Updated constraints on modified gravity from binary pulsars

TL;DR

This paper uses updated binary pulsar data and Bayesian analysis to place new constraints on deviations from General Relativity, specifically the variation of Newton's constant and dipolar gravitational radiation.

Contribution

It provides the first combined analysis of multiple pulsars to constrain both the time variation of G and dipolar emission, improving bounds on modified gravity parameters.

Findings

Constraint on G's variation: (0.32 ± 0.31) × 10^{-12} yr^{-1}

Stringent limit on dipolar emission: (-0.04 ± 0.14) × 10^{-4}

Results are consistent with General Relativity.

Abstract

Binary pulsars offer a unique natural laboratory to test General Relativity (GR) and probe for deviations from its paradigm, as predicted by alternative theories of gravity. In this paper, we study two such possible deviations: a time variation of Newton's constant $G$ and the emission of dipolar gravitational radiation.
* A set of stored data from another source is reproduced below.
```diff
diff --git a/deep-video-mvs_b200/dvmvs/_ops.py b/deep-video-mvs_b200/dvmvs/_ops.py
--- a/deep-video-mvs_b200/dvmvs/_ops.py
+++ b/deep-video-mvs_b200/dvmvs/_ops.py
@@ -495,6 +495,31 @@
 
 
 @on_tensor_device
+def expand_dwconv(act, expand_layer, dw, terms=None):
+    terms = _TC_TERMS if terms is None else int(terms)
+    pc = expand_layer.pc
+    if pc.ksize != 1 or pc.stride != 1 or not expand_layer.tc_eligible() or dw.channels != pc.cout:
+        raise ValueError("expand_dwconv: needs a tensor-core 1x1 expansion to %d channels, got k=%d stride=%d cout=%d"
+                         % (dw.channels, pc.ksize, pc.stride, pc.cout))
+    if expand_layer._ptc is None:
+        expand_layer._ptc = PackedConvTC(pc, expand_layer.src_channels, pc.weight.device)
+    ptc = expand_layer._ptc
+    x = act.get_planes()
+    _, B, H, W, Cs = x.shape
+    if Cs != ptc.src_stored[0]:
+        raise ValueError("expand_dwconv: input has %d channels, weights packed for %d" % (Cs, ptc.src_stored[0]))
+    pad = dw.ksize // 2
+    Hout = (H + 2 * pad - dw.ksize) // dw.stride + 1
+    Wout = (W + 2 * pad - dw.ksize) // dw.stride + 1
+    planes = torch.empty((2, B, Hout, Wout, dw.channels), dtype=torch.float16, device=x.device)
+    N.check(N.lib().dvmvs_expand_dwconv(x.data_ptr(), B, H, W, Cs, ptc.w_hi.data_ptr(), ptc.w_lo.data_ptr(), ptc.rows, ptc.ktot,
+                                        ptc.bias.data_ptr(), ptc.act, dw.weight.data_ptr(), dw.bias.data_ptr(), dw.ksize, dw.stride,
+                                        dw.act, dw.channels, terms, 1 if terms == 3 else 0, planes.data_ptr(), _stream()),
+            "expand_dwconv")
+    return planes
+
+
+@on_tensor_device
 def split_blocked(sources, only=None, into=None):
     shp = lambda t: tuple(t) if isinstance(t, (tuple, list)) else tuple(t.shape)
     shapes = [(shp(t)[1] * (2 if up else 1), shp(t)[2] * (2 if up else 1)) for t, up in sources]
diff --git a/include/dvmvs_b200.h b/include/dvmvs_b200.h
--- a/include/dvmvs_b200.h
+++ b/include/dvmvs_b200.h
@@ -126,6 +126,10 @@
 int dvmvs_dwconv2d(const float* x, const float* weight, const float* bias, float* y, void* y_planes, int B, int H, int W,
                    int C, int ksize, int stride, int act, dvmvs_stream_t stream);
 
+int dvmvs_expand_dwconv(const void* x_planes, int B, int H, int W, int Cs, const void* w_hi, const void* w_lo, int w_rows, int ktot,
+                        const float* expand_bias, int expand_act, const float* dw_weight, const float* dw_bias, int ksize, int stride,
+                        int dw_act, int mid, int terms, int write_lo, void* y_planes, dvmvs_stream_t stream);
+
 int dvmvs_lstm_gates(const float* gates, const float* c_in, float* h_out, float* c_out, int B, int h, int w, int C,
                      dvmvs_stream_t stream);
 
```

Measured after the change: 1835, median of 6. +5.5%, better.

We use updated data for some well-known pulsars, namely PSR J1738+0333, PSR J1012+5307, and PSR J1713+0747, to extract the Keplerian and post-Keplerian parameters that characterize their orbital dynamics, using recent high-precision pulsar timing data and a Bayesian parameter estimation with Markov chain Monte Carlo (MCMC) techniques. We do this via the TEMPO2 software, the MCMC4Tempo2 plugin, and a unified python pipeline to analyze the data. We then perform a combined analysis of different binary systems to constrain both the time evolution of Newton's constant and the dipolar emission parameter $\kappa_D$. For the best of our three pulsars (PSR J1713+0747), we obtain $\dot{G}/G = (0.32 \pm 0.31) \times 10^{-12}~\text{yr}^{-1}$ at 95\% confidence, along with a stringent constraint on the dipolar emission parameter, $\kappa_D = (-0.04 \pm 0.14) \times 10^{-4}$. Thanks to the recent high-precision timing data sets, we provide updated bounds on key parameters relevant to modified gravity theories, and we find that our results are consistent with GR.